The move towards more video over multiple networks means the set-top box and gateway vendor sector is headed for consolidation, according to a report by ABI Research. The top five set-top box and gateway vendors are Arris, Cisco, Technicolor, Pace and Echostar.

“This mature, yet fragmented market, in which the top five vendors account for about 37 percent of revenues, is ripe for further consolidation. We continue to believe that integration of historically separate cable and IPTV providers with satellite set-top OEMs would bear fruit in the increasingly hybrid set-top box world generated with acquisitions such as AT&T’s acquisition of DirecTV,” according to ABI Research practice director Sam Rosen.

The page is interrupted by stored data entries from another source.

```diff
-  int off[4];
-#pragma unroll
-  for (int i = 0; i < 4; ++i) {
-    int s = (wid + 8 * i) * 64 + lane;
-    if (s >= 2 * TL_PL) s = 2 * TL_PL - 1;
+  int off[TL_NI];
+#pragma unroll
+  for (int i = 0; i < TL_NI; ++i) {
+    int s = (wid + NW * i) * 64 + lane;
+    if (s >= TL_PLANES * TL_PL) s = TL_PLANES * TL_PL - 1;
     const int plane = s / TL_PL, t = s - plane * TL_PL, row = t / TL_SLOTS;
     int q = t - row * TL_SLOTS;
     if (q > 2 * TL_KS - 1) q = 2 * TL_KS - 1;
@@ -33,16 +38,16 @@
   auto dma = [&](int nt, int buf) {
     const __bf16* rec = p.w + (long long)nt * (2 * TL_TILE_ELEMS);
 #pragma unroll
-    for (int i = 0; i < 4; ++i)
-      if (wid + 8 * i < TL_PIECES)
+    for (int i = 0; i < TL_NI; ++i)
+      if (wid + NW * i < TL_PIECES)
         __builtin_amdgcn_global_load_lds((const __attribute__((address_space(1))) void*)(rec + off[i]),
-                                         (__attribute__((address_space(3))) void*)(smem + buf * BUFB + (wid + 8 * i) * 1024), 16, 0, 0);
+                                         (__attribute__((address_space(3))) void*)(smem + buf * BUFB + (wid + NW * i) * 1024), 16, 0, 0);
   };
   dma(0, 0);
-  for (int i = tid; i < p.NT * 32; i += 512) Bs[i] = p.bias ? p.bias[i] : 0.f;
+  for (int i = tid; i < p.NT * 32; i += NW * 64) Bs[i] = p.bias ? p.bias[i] : 0.f;
 #if TL_OUT16
   float* Ss = Bs + p.NT * 32;
-  for (int i = tid; i < p.NT * 32; i += 512) Ss[i] = p.rs2[i];
+  for (int i = tid; i < p.NT * 32; i += NW * 64) Ss[i] = p.rs2[i];
 #endif
 
   bf16x8 xh[TL_KS], xl[TL_KS];
```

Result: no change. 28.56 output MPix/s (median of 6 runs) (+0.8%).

With a cable and IPTV focus, Arris kept the top spot last year in the global set-top box market with $2.1 million in revenues and about 18.5 million units to stay ahead of Pace. Pace, which ABI Research said was “over-weighted on satellite and with smaller cable and IPTV segments,” was second in revenues but fell behind Technicolor on volume.

“Pace performed a significant feat increasing revenues slightly with 10 percent lower volumes by focusing primarily on the high-end gateway market. This position, along with its focus on services, seems to be yielding fruit,” said Rosen.

The set-top box divisions of Chinese consumer electronics (CE) manufacturers Skyworth and ChangHong were expected to gain significantly, but largely remained flat as free-to-air markets didn’t expand significantly.